Opt Express. 2023 May 22;31(11):18613-18629. doi: 10.1364/OE.490004.
The accelerating development of high-throughput plant phenotyping demands a LiDAR system to achieve spectral point cloud, which will significantly improve the accuracy and efficiency of segmentation based on its intrinsic fusion of spectral and spatial data. Meanwhile, a relatively longer detection range is required for platforms e.g., unmanned aerial vehicles (UAV) and poles. Towards the aims above, what we believe to be, a novel multispectral fluorescence LiDAR, featuring compact volume, light weight, and low cost, has been proposed and designed. A 405 nm laser diode was employed to excite the fluorescence of plants, and the point cloud attached with both the elastic and inelastic signal intensities that was obtained through the R-, G-, B-channels of a color image sensor. A new position retrieval method has been developed to evaluate far field echo signals, from which the spectral point cloud can be obtained. Experiments were designed to validate the spectral/spatial accuracy and the segmentation performance. It has been found out that the values obtained through the R-, G-, B-channels are consistent with the emission spectrum measured by a spectrometer, achieving a maximum R of 0.97. The theoretical spatial resolution can reach up to 47 mm and 0.7 mm in the x- and y-direction at a distance of around 30 m, respectively. The values of recall, precision, and F score for the segmentation of the fluorescence point cloud were all beyond 0.97. Besides, a field test has been carried out on plants at a distance of about 26 m, which further demonstrated that the multispectral fluorescence data can significantly facilitate the segmentation process in a complex scene.
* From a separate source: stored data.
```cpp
// ... 81 lines not shown
#pragma unroll
    for (int j = 0; j < 2; ++j)
#pragma unroll
      for (int r = 0; r < 16; ++r) acc[i][j][r] += accx[i][j][r] * X3_LO_INV;
  const int cl = lane & 31;
#pragma unroll
  for (int i = 0; i < MBLK; ++i) {
#pragma unroll
    for (int r = 0; r < 16; ++r) {
      const int lrow = (wm * MBLK + i) * 32 + (r & 3) + 8 * (r >> 2) + 4 * (lane >> 5);
      const int row = m0 + lrow;
      if (row >= M) continue;
      const float rs = rstd != nullptr ? rstd_s[lrow] : 1.0f;
      if (EPI == EPI_SILU_MUL) {
        const int col = n0 + wn * 32 + cl;
        a.C[(size_t)row * a.ldc + col] = silu_f(acc[i][0][r] * rs) * (acc[i][1][r] * rs);
      } else {
#pragma unroll
        for (int j = 0; j < 2; ++j) {
          const int col = n0 + wn * 64 + j * 32 + cl;
          if (col >= N) continue;
          const float v = acc[i][j][r] * rs;
          a.C[(size_t)row * a.ldc + col] = (EPI == EPI_RES) ? a.res[(size_t)row * a.ldr + col] + v : v;
        }
      }
    }
  }
}

}

hipError_t launch_gemm_pre_x3(const GemmArgs& a, const float* rstd, hipStream_t st) {
  if (a.M <= 0 || a.N <= 0 || a.K <= 0 || (a.K % XBK) || (a.lda & 3) || !a.A || !a.W || !a.C || a.wt != WT_F32 || a.taps != 1) return hipErrorInvalidValue;
  if ((a.norm_w != nullptr) != (rstd != nullptr)) return hipErrorInvalidValue;
  if (a.epi == EPI_SILU_MUL ? (a.N % 64) != 0 : (a.N % 128) != 0) return hipErrorInvalidValue;
  if (a.epi == EPI_RES && !a.res) return hipErrorInvalidValue;
  const dim3 block(XNT);
  const int nx = a.epi == EPI_SILU_MUL ? a.N / 64 : a.N / 128;
  static int force_small = -1;
  if (force_small < 0) { const char* e = getenv("CTTS_PREX3_SMALL"); force_small = e ? atoi(e) : 0; }
  const bool small = force_small == 1 || (force_small != 2 && (long)nx * ((a.M + 127) / 128) < 1024);
  const dim3 grid(nx, small ? (a.M + 63) / 64 : (a.M + 127) / 128);
  switch (a.epi) {
    case EPI_SILU_MUL:
      if (small) CTTS_LAUNCH((gemm_pre_x3_k<EPI_SILU_MUL, 1>), grid, block, st, a, rstd); else CTTS_LAUNCH((gemm_pre_x3_k<EPI_SILU_MUL, 2>), grid, block, st, a, rstd);
      break;
    case EPI_RES:
      if (small) CTTS_LAUNCH((gemm_pre_x3_k<EPI_RES, 1>), grid, block, st, a, rstd); else CTTS_LAUNCH((gemm_pre_x3_k<EPI_RES, 2>), grid, block, st, a, rstd);
      break;
    case EPI_STORE:
      if (small) CTTS_LAUNCH((gemm_pre_x3_k<EPI_STORE, 1>), grid, block, st, a, rstd); else CTTS_LAUNCH((gemm_pre_x3_k<EPI_STORE, 2>), grid, block, st, a, rstd);
      break;
    default: return hipErrorInvalidValue;
  }
  return hipGetLastError();
}
```

### include/chattts_amd.h

```cpp
#ifndef CHATTTS_AMD_H
#define CHATTTS_AMD_H

#include <stddef.h>
#include <stdint.h>

#ifdef __cplusplus
extern "C" {
#endif

#define CTTS_F32 0
#define CTTS_BF16 1

typedef struct ctts_gpt ctts_gpt;
typedef struct ctts_codec ctts_codec;

const char* ctts_last_error(void);
int ctts_version(void);

typedef struct {
  int32_t n_layers;
  int32_t weight_dtype;
  int32_t kv_dtype;
  int32_t max_pos;
  const void* const* wqkv;
// ... 223 lines not shown
                    uint16_t* vcache, int32_t cmax, const float* cos_tab, const float* sin_tab, int32_t q_per_b, const int32_t* len,
                    const int32_t* kv_start, int32_t force_mb, void* stream);
int ctts_k_gemm_dec(const uint16_t* Ap, const uint16_t* Wp, int32_t M, int32_t N, int32_t K, const int32_t* n_active, const float* ssq_in,
                    float eps, int32_t epi, float* C32, int32_t ldc, uint16_t* Cp, int32_t kch_out, float* ssq_out, int32_t force_mb,
                    void* stream);
int ctts_k_gemm_dec32(const float* Ap, const float* Wp, int32_t M, int32_t N, int32_t K, const int32_t* n_active, const float* X, int32_t ldx,
                      const float* norm_w, float eps, int32_t epi, float* C, int32_t ldc, const float* res, int32_t ldr, float* Cp,
                      int32_t kch_out, int32_t force_mb, int32_t n_cols ,
                      void* stream);
int ctts_k_gemm_dec32x(const uint16_t* Ap, int64_t a_plane, const uint16_t* Wp, int64_t w_plane, int32_t M, int32_t N, int32_t K,
                       const int32_t* n_active, const float* X, int32_t ldx, float eps, int32_t epi, float* C, int32_t ldc, const float* res,
                       int32_t ldr, uint16_t* Cp, int64_t c_plane, int32_t kch_out, float* Cp32, int32_t force_mb, const float* ssq_in,
                       float* ssq_out, void* stream);
int ctts_k_gemm_pre_x3(const float* A, int32_t lda, const float* W, float* C, int32_t ldc, int32_t M, int32_t N, int32_t K, int32_t epi,
                       const float* norm_w, const float* rstd, const float* res, int32_t ldr, void* stream);
const char* ctts_k_dec32_last_variant(void);
int ctts_k_rows_prep(const float* x32, uint16_t* xb, float* ssq, int32_t M, void* stream);
int ctts_k_rope_append(float* qkv, void* kcache, void* vcache, int32_t kv_dtype, int32_t cmax, const float* cos_tab, const float* sin_tab,
                       int32_t q_per_b, const int32_t* len, const int32_t* kv_start, int32_t M, void* stream);
int ctts_k_attention(const float* qkv, const void* kcache, const void* vcache, int32_t kv_dtype, int32_t cmax, float* out,
                     int32_t q_per_b, const int32_t* len, const int32_t* kv_start, int32_t M, void* stream);
int ctts_k_attention_prefill(const float* qkv, const uint16_t* kcache, const uint16_t* vcache, int32_t cmax, float* out, int32_t q_per_b,
                             int32_t slot0, const int32_t* kv_start, int32_t M, void* stream);
int ctts_k_attention_dec(const float* qkv, const uint16_t* kcache, const uint16_t* vcache, int32_t cmax, uint16_t* out_packed,
                         const int32_t* desc, const int32_t* n_active, int32_t M, float* part, int32_t* cnt, int32_t n_cu, void* stream);
int ctts_k_attention_dec2(const float* qkv, const void* kcache, const void* vcache, int32_t kv_dtype, int32_t cmax, void* out_packed,
                          const int32_t* desc, const int32_t* n_active, int32_t covers_all, int32_t M, void* stream);
int ctts_k_attention_cfg(int32_t persist, int32_t workgroups, int32_t ring);
int ctts_k_attention_heads_per_wg(int32_t hpw);
int ctts_k_attention_oproj(const float* qkv, const uint16_t* kcache, const uint16_t* vcache, int32_t cmax, const uint16_t* wo_hd,
// ... 19 lines not shown
```

Baseline: 1048.

## Feed prefill O-proj and down-proj GEMMs from pre-split x3 fp16 planes

In the f32 prefill path, attention now writes its output directly as split hi/lo fp16 planes in packed tile layout, and the gate/up SiLU GEMM epilogue does the same for the activation. A new plane-input GEMM kernel (gemm_pre_x3p) then runs the O-projection and down-projection on the pre-packed weights with three MFMAs per tile. This removes the per-tile f32-to-x3 split of the A operand inside those GEMMs and reads half-width packed data. The cost is extra planar stores in producers, reuse of the aop32/actp32 workspaces as plane buffers, and a new, less tuned kernel. It is on by default and can be disabled with CTTS_PRE_X3=1.

Result: no change. 1050, median of 4 (+0.2%).

```diff
diff --git a/chattts_amd/_lib.py b/chattts_amd/_lib.py
--- a/chattts_amd/_lib.py
+++ b/chattts_amd/_lib.py
@@ -143,6 +143,9 @@
     "ctts_k_gemm_dec32": (C.c_int, [P, P, I32, I32, I32, P, P, I32, P, F, I32, P, I32, P, I32, P, I32, I32, I32, P]),
     "ctts_k_rows_prep": (C.c_int, [P, P, P, I32, P]),
     "ctts_k_rope_append": (C.c_int, [P, P, P, I32, I32, P, P, I32, P, P, I32, P]),
+    "ctts_k_gemm_pre_x3_silu_planes": (C.c_int, [P, I32, P, P, I32, I32, I32, I32, P, P, P, C.c_int64, P]),
+    "ctts_k_gemm_pre_x3p": (C.c_int, [P, C.c_int64, P, C.c_int64, P, I32, I32, I32, I32, P, I32, I32, P]),
+    "ctts_k_attention_x3p": (C.c_int, [P, P, P, I32, P, I32, P, P, I32, P]),
     "ctts_k_attention": (C.c_int, [P, P, P, I32, I32, P, I32, P, P, I32, P]),
     "ctts_k_attention_prefill": (C.c_int, [P, P, P, I32, P, I32, I32, P, I32, P]),
     "ctts_k_attention_dec": (C.c_int, [P, P, P, I32, P, P, P, I32, P, P, I32, P]),
diff --git a/chattts_amd/csrc/capi.hip b/chattts_amd/csrc/capi.hip
--- a/chattts_amd/csrc/capi.hip
+++ b/chattts_amd/csrc/capi.hip
@@ -49,6 +49,7 @@
   bool embed_fold = false;
   bool pre_compact = true;
   bool pre_x3 = true;
+  bool pre_x3_planes = true;
   bool fnorm_fuse = true;
   std::vector<const float*> ln1, ln2;
   hipGraph_t graph = nullptr;
@@ -169,7 +170,7 @@
   { const char* e = getenv("CTTS_PF"); if (e) g->pf_mask = atoi(e); }
   { const char* e = getenv("CTTS_QKV_ATT"); g->qkv_att = e && atoi(e) == 1; }
   { const char* e = getenv("CTTS_PRE32_PACKED"); if (e && atoi(e) == 0) g->pre32_packed = false; }
-  { const char* e = getenv("CTTS_PRE_X3"); if (e && atoi(e) == 0) g->pre_x3 = false; }
+  { const char* e = getenv("CTTS_PRE_X3"); if (e && atoi(e) == 0) g->pre_x3 = false; if (e && atoi(e) == 1) g->pre_x3_planes = false; }
   { const char* e = getenv("CTTS_PRE_COMPACT"); if (e && atoi(e) == 0) g->pre_compact = false; }
   { const char* e = getenv("CTTS_EMBED_FOLD"); if (e) g->embed_fold = atoi(e) != 0; }
   {
@@ -455,9 +456,13 @@
     d.C = ws.x; d.ldc = HID; d.res = ws.x; d.ldr = HID; d.Cp = ws.xp32; d.kch_out = HID / 16;
     CK(launch_gemm_pre32(d, nullptr, st));
   }
+  const bool pre_planes = pre_x3 && g->pre_x3_planes;
+  const size_t Mp16 = ((size_t)M + 15) / 16 * 16;
   for (int l = 0; !fast && !packed32 && !pre32 && !x3 && l < g->w.n_layers; ++l) {
     void* kc = (char*)s->kcache + kv_layer * l;
     void* vc = (char*)s->vcache + kv_layer * l;
+    uint16_t* aopx = reinterpret_cast<uint16_t*>(ws.aop32);
+    uint16_t* actx = reinterpret_cast<uint16_t*>(ws.actp32);
     GemmArgs a;
     memset(&a, 0, sizeof(a));
     a.taps = 1;
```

These promising results prove that the proposed multispectral fluorescence LiDAR has great potential in applications of digital forestry inventory and intelligent agriculture.
高通量植物表型分析的快速发展需要激光雷达系统来实现光谱点云,这将显著提高基于其固有光谱和空间数据融合的分割准确性和效率。同时,对于平台(例如无人机和电线杆),需要相对较长的检测范围。针对上述目标,我们设计并提出了一种新型的多光谱荧光激光雷达,其具有体积小、重量轻、成本低的特点。采用 405nm 激光二极管激发植物的荧光,通过彩色图像传感器的 R、G、B 通道获得附有弹性和非弹性信号强度的点云。开发了一种新的位置检索方法来评估远场回波信号,从中可以获得光谱点云。设计了实验来验证光谱/空间精度和分割性能。结果表明,通过 R、G、B 通道获得的值与光谱仪测量的发射光谱一致,R 值最大可达 0.97。在距离约 30m 处,x 和 y 方向的理论空间分辨率分别可达 47mm 和 0.7mm。荧光点云分割的召回率、精度和 F 分数值均超过 0.97。此外,还在距离约 26m 的植物上进行了现场测试,进一步证明了多光谱荧光数据可以显著促进复杂场景中的分割过程。这些有前景的结果证明,所提出的多光谱荧光激光雷达在数字林业清查和智能农业应用中具有很大的潜力。